WHAT IS NEEDED
Set down, exactly and in full, the line holding "uint64_t n_avail;" and all the lines after it until the listing ends, and nothing else.

INFORMATION SHOWN
inline int alloc_failed(hipError_t e, const char* what, const char* oom) {
    if (!oom) return fail(OPV_EHIP, what, e);
    (void)hipGetLastError();
    return fail(OPV_ENOMEM, oom);
}

template <class T, bool kPinned = false>
struct GrowBuf {
    T* p = nullptr;
    size_t cap = 0;
    int grow(size_t need, size_t new_cap, std::initializer_list<hipStream_t> wait_for, const char* oom = nullptr) {
        if (cap >= need) return OPV_OK;
        for (hipStream_t s : wait_for) HIPCHK(hipStreamSynchronize(s));
        if (p) HIPCHK(kPinned ? hipHostFree(p) : hipFree(p));
        p = nullptr;
        cap = 0;
        const hipError_t e = kPinned ? hipHostMalloc((void**)&p, new_cap, hipHostMallocDefault) : hipMalloc((void**)&p, new_cap);
        if (e != hipSuccess) { p = nullptr; return alloc_failed(e, kPinned ? "hipHostMalloc" : "hipMalloc", oom); }
        cap = new_cap;
        return OPV_OK;
    }
    ~GrowBuf() { if (p) (void)(kPinned ? hipHostFree(p) : hipFree(p)); }
};

struct StreamIn {
    const int16_t* iq;
    uint64_t n_avail;
    int32_t eof;
    int32_t dirty;
    uint32_t frames_popped, events_popped;
};

struct HostStream {
    int16_t* d_iq_owned = nullptr;
    int16_t* d_iq_alt = nullptr;
    size_t iq_cap = 0;
    const int16_t* d_iq = nullptr;
    uint64_t n_avail = 0;
    int eof = 0;
    bool dirty = false;
    bool attached = false;
    bool search_seen = false;
    uint64_t last_round_avail = 0;
    uint32_t popped = 0;
    uint32_t events_popped = 0;
    uint32_t events_dropped = 0;
    int32_t decoded = 0, perfect = 0;
    uint64_t soft_floor = 0;
    uint32_t chunk_floor = 0;
    bool iq_seen = false;
    bool soft_tapped = false;
    uint64_t tap_fresh = 0;
};

inline HostStream reset_host_stream(const HostStream& h) {
    HostStream n;
    n.d_iq = n.d_iq_owned = h.d_iq_owned;
    n.d_iq_alt = h.d_iq_alt;
    n.iq_cap = h.iq_cap;
    return n;
}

SOLUTION BELOW
    uint64_t n_avail;
    int32_t eof;
    int32_t dirty;
    uint32_t frames_popped, events_popped;
};

struct HostStream {
    int16_t* d_iq_owned = nullptr;
    int16_t* d_iq_alt = nullptr;
    size_t iq_cap = 0;
    const int16_t* d_iq = nullptr;
    uint64_t n_avail = 0;
    int eof = 0;
    bool dirty = false;
    bool attached = false;
    bool search_seen = false;
    uint64_t last_round_avail = 0;
    uint32_t popped = 0;
    uint32_t events_popped = 0;
    uint32_t events_dropped = 0;
    int32_t decoded = 0, perfect = 0;
    uint64_t soft_floor = 0;
    uint32_t chunk_floor = 0;
    bool iq_seen = false;
    bool soft_tapped = false;
    uint64_t tap_fresh = 0;
};

inline HostStream reset_host_stream(const HostStream& h) {
    HostStream n;
    n.d_iq = n.d_iq_owned = h.d_iq_owned;
    n.d_iq_alt = h.d_iq_alt;
    n.iq_cap = h.iq_cap;
    return n;
}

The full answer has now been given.